Thank you so much PPC for your post! So many of your points really hit home with me! 

I started the pills to help the heavy bleeding and horrible cramps when I was 17 (now 40). I was always on the 'lowest' dose possible of BC. I was on anti-depressants for many years. I thought it was the family issues going on, but I never thought BC would be a factor. I've taken St. Johns Wort to help 'stabilize' me for 10 years plus. 

A year or so ago - I noticed major changes. The worst was a decrease in libido. I complained several times to my doctor and she increased the dosage of my BC. I did notice positive results but, also negatives. Just before my cycle the worst PMS I ever experienced. My doctor did offer to take me off BC, but the pre-BC scared me off. 

Early menopause is common in my family. My doctor says until the blood test levels of a specific hormone (not sure which one) show a change and I have not had a cycle in a year - there was nothing she could do. 

I'll talk to my doctor again about going off the BC to see my what 'natural' hormones levels and go from there.

PPC - Thanks again!

----------


## PPC

> Thank you so much PPC for your post! So many of your points really hit home with me! 
> 
> I started the pills to help the heavy bleeding and horrible cramps when I was 17 (now 40). I was always on the 'lowest' dose possible of BC. I was on anti-depressants for many years. I thought it was the family issues going on, but I never thought BC would be a factor. I've taken St. Johns Wort to help 'stabilize' me for 10 years plus. 
> 
> A year or so ago - I noticed major changes. The worst was a decrease in libido. I complained several times to my doctor and she increased the dosage of my BC. I did notice positive results but, also negatives. Just before my cycle the worst PMS I ever experienced. My doctor did offer to take me off BC, but the pre-BC scared me off. 
> 
> Early menopause is common in my family. My doctor says until the blood test levels of a specific hormone (not sure which one) show a change and I have not had a cycle in a year - there was nothing she could do. 
> 
> I'll talk to my doctor again about going off the BC to see my what 'natural' hormones levels and go from there.
> ...


Have you ever had several months when you have been off the pill, just cycling on your own since you were seventeen?

At 17, do you remember how many days your bleeding would last and were your cycles less than 28 days? Of course I am not a doctor but I have come to understand that most women who have excessive bleeding are usually deficient in progesterone production. Estrogen builds the lining in the first part of the cycle, then progesterone ramps up after ovulation to combat anymore build up. It mantains the lining until the end of cycle where it allows for an efficient bleed. 

A normal period should last 4-5 days and not gush like a river but a good flow is needed to cleanse the uterus. Progesterone deficient women often never have their uterus slough off enough, so it has to start a new cycle only partially cleansed. Also, they don't have enough progesterone to combat their estrogen so the 'build up' can get out of control. This is true 'estrogen dominance'. It's not that there is too much estrogen, just too little progesterone to make the right balance. I could take a guess that might have been part of your problem as it was mine.

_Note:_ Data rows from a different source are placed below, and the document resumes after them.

template <int NT, typename Desc>
__device__ __forceinline__ bool panel_stop_check(const Desc& d, double* red, int tid, bool writer = true)
{
    if (!d.ctl) return false;
    gp ctl = (gp)d.ctl;
    const double stopped = ctl[0];
    if (stopped != 0.0) return (double)d.step >= stopped - 1.0;
    if (d.n_parts <= 0) return false;
    gcp parts = (gcp)d.parts;
    double t = 0.0;
    for (int i = tid; i < d.n_parts; i += NT) t += parts[i];
#pragma unroll
    for (int o = 32; o > 0; o >>= 1) t += __shfl_xor(t, o);
    if ((tid & 63) == 0) red[tid >> 6] = t;
    __syncthreads();
    double sum = 0.0;
#pragma unroll
    for (int w = 0; w < NT / 64; ++w) sum += red[w];
    const double ref = fmax(ctl[1], sum);
    const bool stop = sum <= d.rel2 * ref;
    __syncthreads();
    if (tid == 0 && writer) {
        if (stop) ctl[0] = (double)d.step + 1.0;
        else ctl[1] = ref;
    }
    return stop;
}

__global__ void __launch_bounds__(RP_NT) qr_panel_reg_kernel(const PanelDesc* __restrict__ descs)
{
    __shared__ PanelShared sh;
    const PanelDesc d = descs[blockIdx.x];
    if (panel_stop_check<RP_NT>(d, &sh.wsum[0][0], (int)threadIdx.x)) return;
    panel_reg_body<RP_RPT>(d, sh, (int)threadIdx.x);
}
struct PanelDescM {
    double* Ac;
    double* V;
    double* T;
    double* tau;
    double* xchg;
    unsigned int* ticket;
    unsigned int* err;
    int64_t ld;
    int32_t m, j0, pw, vzero;
    int32_t wg, n_wg, pad0, pad1;
    double* ctl = nullptr;
    const double* parts = nullptr;
    double rel2 = 0.0;
    int32_t n_parts = 0, step = 0;
};
constexpr int RPM_ROWS = RP_NT * RP_RPT;

template <int JJ>
__device__ __forceinline__ void panel_step_multi(double (&P)[RP_RPT][NBK], PanelShared& sh, const PanelDescM& d, int tid)
{
    if (JJ >= d.pw) return;
    const int lane = tid & 63, wave = tid >> 6;
    const int j0 = d.j0, rbase = d.j0 + d.wg * RPM_ROWS;
    const int prow = j0 + JJ;
    constexpr int pb = JJ & 1;
#pragma unroll
    for (int h = 0; h < 2; ++h) {
        double part[16];
#pragma unroll
        for (int c = 0; c < 16; ++c) part[c] = 0.0;
#pragma unroll
        for (int q = 0; q < RP_RPT; ++q) {
            const int row = rbase + tid + RP_NT * q;
            const double x = (row <= prow) ? 0.0 : P[q][JJ];
#pragma unroll
            for (int c = 0; c < 16; ++c) part[c] += x * P[q][h * 16 + c];
        }
        const double r = reduce_scatter16(part, lane);
        if ((lane & 3) == 0) {
            const int idx = ((lane >> 5) & 1) * 8 + ((lane >> 4) & 1) * 4 + ((lane >> 3) & 1) * 2 + ((lane >> 2) & 1);
            sh.wred[pb][wave][h * 16 + idx] = r;
        }
    }
#pragma unroll
    for (int q = 0; q < RP_RPT; ++q)
        if (rbase + tid + RP_NT * q == prow) {
#pragma unroll
            for (int c = 0; c < NBK; ++c) sh.rowb[pb][c] = P[q][c];
        }
    __syncthreads();
    if (tid < NBK) {
        double t = 0.0;
#pragma unroll
        for (int w = 0; w < RP_NW; ++w) t += sh.wred[pb][w][tid];
        double* slot = d.xchg + ((size_t)JJ * d.n_wg + d.wg) * 64;
        __hip_atomic_store(slot + tid, t, __ATOMIC_RELAXED, __HIP_MEMORY_SCOPE_AGENT);
        if (d.wg == 0) __hip_atomic_store(slot + 32 + tid, sh.rowb[pb][tid], __ATOMIC_RELAXED, __HIP_MEMORY_SCOPE_AGENT);
        asm volatile("s_waitcnt vmcnt(0)" ::: "memory");
        if (tid == 0) {
            __hip_atomic_fetch_add(d.ticket + JJ, 1u, __ATOMIC_RELAXED, __HIP_MEMORY_SCOPE_AGENT);
            const unsigned long long t0 = wall_clock64();
            while (__hip_atomic_load(d.ticket + JJ, __ATOMIC_RELAXED, __HIP_MEMORY_SCOPE_AGENT) < (unsigned int)d.n_wg) {
                if (wall_clock64() - t0 > 100000000ull || __hip_atomic_load(d.err, __ATOMIC_RELAXED, __HIP_MEMORY_SCOPE_AGENT)) {
                    __hip_atomic_store(d.err, 1u, __ATOMIC_RELAXED, __HIP_MEMORY_SCOPE_AGENT);
                    break;
                }
            }
        }
        asm volatile("" ::: "memory");
        __builtin_amdgcn_wave_barrier();
        double tot = 0.0;
        for (int w = 0; w < d.n_wg; ++w)
            tot += __hip_atomic_load(d.xchg + ((size_t)JJ * d.n_wg + w) * 64 + tid, __ATOMIC_RELAXED, __HIP_MEMORY_SCOPE_AGENT);
        sh.wsum[pb][tid] = tot;
        sh.rowb[pb][tid] = __hip_atomic_load(d.xchg + (size_t)JJ * d.n_wg * 64 + 32 + tid, __ATOMIC_RELAXED, __HIP_MEMORY_SCOPE_AGENT);
    }
    __syncthreads();
    const double alpha = sh.rowb[pb][JJ];
    const double xn2 = fma(alpha * alpha, (d.vzero & PANEL_REFLECT_ALWAYS) ? 1e-40 : 0.0, sh.wsum[pb][JJ]);
    double tau = 0.0, scale = 0.0, beta = alpha;
    if (xn2 > 1e-290) {
        beta = -copysign(sqrt(alpha * alpha + xn2), alpha);
        tau = (beta - alpha) / beta;
        scale = 1.0 / (alpha - beta);
    }
    double v[RP_RPT];
#pragma unroll
    for (int q = 0; q < RP_RPT; ++q) {
        const int row = rbase + tid + RP_NT * q;
        const double x = P[q][JJ];
        const bool below = row > prow;
        const bool pivot = row == prow;
        v[q] = below ? x * scale : (pivot ? 1.0 : 0.0);
        P[q][JJ] = below ? v[q] : (pivot ? beta : x);
    }
#pragma unroll
    for (int c = JJ + 1; c < NBK; ++c) {
        if (c < d.pw) {
            const double t = tau * (sh.rowb[pb][c] + scale * sh.wsum[pb][c]);
#pragma unroll
            for (int q = 0; q < RP_RPT; ++q) P[q][c] -= t * v[q];
        }
    }
    if (tid < JJ) sh.Zs[tid][JJ] = sh.rowb[pb][tid] + scale * sh.wsum[pb][tid];
    if (tid == 0) {
        sh.taus[JJ] = tau;
        if (d.wg == 0) ((gp)d.tau)[prow] = tau;
    }
}
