struct ConvMq {
    static constexpr int NY = 2, TW = 64, TH = 8, KC = 32, CG = 4, NS = 9, PW = TW + 2, PH = TH + 2;
    static constexpr int PARTS = 2, KS = 5;
    static constexpr int WG = 4 * KS, ROWS = 96, NB = 6, NPAIR = 3;
    static constexpr int PGROUPS = PH * PW * CG, PINST = (PGROUPS + 63) / 64, PJ = (PINST + 7) / 8;
    static constexpr int WGROUPS = ROWS * WG, WINST = WGROUPS / 64, WJ = (WINST + 7) / 8;
    static constexpr int PBUF = PINST * 64;
    static constexpr size_t ring_bytes = 16 * (size_t)(2 * PBUF + 2 * WGROUPS);
    static constexpr size_t lds_bytes = ring_bytes + 2 * ROWS * sizeof(float) + 1024;
    static_assert(lds_bytes <= 160 * 1024, "ConvMq: LDS budget");
    __host__ __device__ static constexpr int ksteps_of_part(int pt) { return pt == 0 ? KS : NS - KS; }
    __host__ __device__ static constexpr int wswz(int row) { return (4 - ((row >> 2) & 3)) & 3; }
    __host__ __device__ static constexpr int pswz(int pix) { return ((pix >> 2) & 1) << 1; }
};

template <int TAP, int STL>
__device__ __forceinline__ void mq_issue_reads(bf16x8 (&xf)[4], bf16x8 (&wf)[6], const bf16_t* patch, const int (&pk)[9], const bf16_t* wl) {
    typedef ConvMq Cf;
    const bf16_t* pl = patch + pk[TAP];
    lds_read_async_b128<0 * 16 * Cf::KC * 2>(xf[0], pl);
    lds_read_async_b128<1 * 16 * Cf::KC * 2>(xf[1], pl);
    lds_read_async_b128<2 * 16 * Cf::KC * 2>(xf[2], pl);
    lds_read_async_b128<3 * 16 * Cf::KC * 2>(xf[3], pl);
    lds_read_async_b128<(0 * 16 * Cf::WG * 8 + STL * 32) * 2>(wf[0], wl);
    lds_read_async_b128<(1 * 16 * Cf::WG * 8 + STL * 32) * 2>(wf[1], wl);
    lds_read_async_b128<(2 * 16 * Cf::WG * 8 + STL * 32) * 2>(wf[2], wl);
    lds_read_async_b128<(3 * 16 * Cf::WG * 8 + STL * 32) * 2>(wf[3], wl);
    lds_read_async_b128<(4 * 16 * Cf::WG * 8 + STL * 32) * 2>(wf[4], wl);
    lds_read_async_b128<(5 * 16 * Cf::WG * 8 + STL * 32) * 2>(wf[5], wl);
}
__device__ __forceinline__ void mq_mma(f32x4 (&acc)[6][4], const bf16x8 (&wf)[6], const bf16x8 (&xf)[4]) {
#pragma unroll
    for (int b = 0; b < 6; ++b)
#pragma unroll
        for (int ni = 0; ni < 4; ++ni) mma_step(acc[b][ni], wf[b], xf[ni]);
}
template <int PT, int STL, typename Dma>
__device__ __forceinline__ void mq_steps(f32x4 (&acc)[6][4], bf16x8 (&xa)[4], bf16x8 (&wa)[6], bf16x8 (&xb)[4], bf16x8 (&wb)[6],
                                         const bf16_t* patch, const int (&pk)[9], const bf16_t* wl, Dma dma) {
    constexpr int N = ConvMq::ksteps_of_part(PT), T0 = PT * ConvMq::KS;
    if constexpr (STL < N) {
        if constexpr (STL == 0) mq_issue_reads<T0, 0>(xa, wa, patch, pk, wl);
        lds_wait_n<0>();
        if constexpr (STL + 1 < N) mq_issue_reads<T0 + STL + 1, STL + 1>(xb, wb, patch, pk, wl);
        mq_mma(acc, wa, xa);
        dma(STL);
        sched_fence();
        if constexpr (STL + 1 < N) {
            lds_wait_n<0>();
            if constexpr (STL + 2 < N) mq_issue_reads<T0 + STL + 2, STL + 2>(xa, wa, patch, pk, wl);
            mq_mma(acc, wb, xb);
            dma(STL + 1);
            sched_fence();
            mq_steps<PT, STL + 2>(acc, xa, wa, xb, wb, patch, pk, wl, dma);
        }
    }
}

__global__ void __launch_bounds__(kBigThreads, 2)
conv3x3_bf16_mq_kernel(const bf16_t* __restrict__ X, bf16_t* __restrict__ Y, const bf16_t* __restrict__ Wp, const float* __restrict__ scale,
                       const float* __restrict__ shift, const bf16_t* __restrict__ zero_page, int Th, int Fw, int Cin, int Cout, int tiles_t,
                       int tiles_f, int ntiles) {
    typedef ConvMq Cf;
    bf16_t* const patch0 = reinterpret_cast<bf16_t*>(alsep_smem);
    bf16_t* const wring = patch0 + (size_t)2 * Cf::PBUF * 8;
    float* ss = reinterpret_cast<float*>(alsep_smem + Cf::ring_bytes);
    bf16_t* const scratch = reinterpret_cast<bf16_t*>(alsep_smem + Cf::lds_bytes - 1024);
    const int tid = threadIdx.x, lane = tid & 63, wave = tid >> 6;
    const int l15 = lane & 15, lq = lane >> 4;
    const int nq = Cin / Cf::KC;
    for (int i = tid; i < Cf::ROWS; i += kBigThreads) {
        ss[i] = scale[i];
        ss[Cf::ROWS + i] = shift[i];
    }
    __syncthreads();

    int pk[9];
#pragma unroll
// ... 1638 lines not shown
            for (int ni = 0; ni < P::NI; ++ni) acc[mt][ni] = f32x4{0.f, 0.f, 0.f, 0.f};
        bf16x8 xf[2][P::NI];
        static_for<P::NI>([&](auto nic) {
            constexpr int ni = decltype(nic)::value;
            lds_read_async_b128<ni * 2 * P::XREG>(xf[0][ni], xs + bk[0] / sizeof(bf16_t));
        });
        static_for<P::KS>([&](auto ksc) {
            constexpr int ks = decltype(ksc)::value, b = ks & 1;
            if constexpr (ks + 1 < P::KS) {
                static_for<P::NI>([&](auto nic) {
                    constexpr int ni = decltype(nic)::value;
                    lds_read_async_b128<ni * 2 * P::XREG>(xf[1 - b][ni], xs + bk[ks + 1] / sizeof(bf16_t));
                });
                lds_wait_n<P::NI>();
            } else {
                lds_wait_n<0>();
                if (P::C % 32 != 0) {
#pragma unroll
                    for (int ni = 0; ni < P::NI; ++ni) xf[b][ni] = klast_ok ? xf[b][ni] : bf16x8{};
                }
            }
#pragma unroll
            for (int mt = 0; mt < P::MT; ++mt)
#pragma unroll
                for (int ni = 0; ni < P::NI; ++ni) mma_step(acc[mt][ni], wf[mt][ks], xf[b][ni]);
        });
        bf16_t* sl = reinterpret_cast<bf16_t*>(sring + (size_t)(i % P::NSS) * P::s_bytes + ebase);
        const float* bnl = bn + 4 * lq;
        auto eoff = [&](int mt) {
            int t = 2 * mt + erot;
            t = t >= P::NG ? t - P::NG : t;
            return t * 8;
        };
        bf16x8 ev[2][P::NI];
        f32x4 scv[2], shv[2];
        auto eread = [&](auto mtc) {
            constexpr int mt = decltype(mtc)::value, eb = mt & 1;
            const bf16_t* p = sl + eoff(mt);
            static_for<P::NI>([&](auto nic) {
                constexpr int ni = decltype(nic)::value;
                lds_read_async_b128<ni * 32 * P::NG * 16>(ev[eb][ni], p);
            });
            lds_read_async_f32x4<0>(scv[eb], bnl + mt * 16);
            lds_read_async_f32x4<P::C2 * 4>(shv[eb], bnl + mt * 16);
        };
        eread(std::integral_constant<int, 0>{});
        static_for<P::MT>([&](auto mtc) {
            constexpr int mt = decltype(mtc)::value, b = mt & 1;
            if constexpr (mt + 1 < P::MT) {
                eread(std::integral_constant<int, mt + 1>{});
                lds_wait_n<P::NI + 2>();
            } else {
                lds_wait_n<0>();
            }
            bf16_t* p = sl + eoff(mt) + (lq & 1) * 4;
            static_for<P::NI>([&](auto nic) {
                constexpr int ni = decltype(nic)::value;
                const bf16x4 sk = (lq & 1) ? __builtin_shufflevector(ev[b][ni], ev[b][ni], 4, 5, 6, 7)
                                           : __builtin_shufflevector(ev[b][ni], ev[b][ni], 0, 1, 2, 3);
                bf16x4 q;
#pragma unroll
                for (int r = 0; r < 4; ++r) q[r] = (bf16_t)(fmaxf(fmaf(acc[mt][ni][r], scv[b][r], shv[b][r]), 0.f) * (float)sk[r]);
                lds_write_async_b64(p + ni * 32 * P::NG * 8, q);
            });
        });
    }
    barrier_nodrain();
    copy_out(nmy - 1);
}

#ifndef ALSEP_F16_TU
#include "tdfnet_f32s.h"
#endif

struct DevBuf {
    void* p = nullptr;
    size_t bytes = 0;
};

struct ConvLayer {
    DevBuf w, scale, shift;
    DevBuf w_big;
    DevBuf w_mq;
    int cin = 0, cout = 0;
    bool dma_path = false;
    int split = 0;
    unsigned* range_flag = nullptr;
};
struct GemmLayer {
    DevBuf w, bias, scale, shift;
    int M = 0, K = 0, Kp = 0, Mp = 0;
    bool has_bias = false;
    bool split = false;
    unsigned* range_flag = nullptr;
    bool dma_path = false;
    DevBuf wfrag;
    DevBuf wwide;
};
struct Block {
    std::vector<ConvLayer> tfc;
    std::vector<GemmLayer> tdf;
};

}

struct alsep_net {
    alsep_ctx* ctx = nullptr;
    alsep_net_config cfg{};
    int n = 0;
    bool split = false;
    DevBuf range_flag;
    std::vector<DevBuf> owned;
    DevBuf first_w, first_scale, first_shift, final_w, final_b, zero_page;
    std::vector<Block> enc, dec;
    Block bott;
    std::vector<GemmLayer> ds, us;
};

namespace {

typedef std::map<std::string, std::vector<float>> TensorMap;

Do women in your family start periods early?

Your doc is wrong. There are things you can do about your situation. It may be hard at first but you will be able to get to a far better state of health. Transitioning back to your own cycles may be a big change. I would think you would need to endure a couple of pill free cycles then test for Estadiol (E2) progesterone, and Testosterone (free and total). You can ask to check FSH also

It's best to test your levels between day 18-21 of your cycle. If your progesterone is much below 11 then that will give you an idea that progesterone therapy will help you. I'll get into the best way to do that later. If your estradiol (E2) is below 100, then we'll know you are scraping the barrel there also. Women really need E2 levels 100 and above to feel their best. EStradiol below 30 indicates menopause. Estradiol below 50 means, your'e almost empty and that will usually coincide with a rise in FSH. As E2 lowers FSH rises as your body keeps tyring to kickstart the ovaries back into gear.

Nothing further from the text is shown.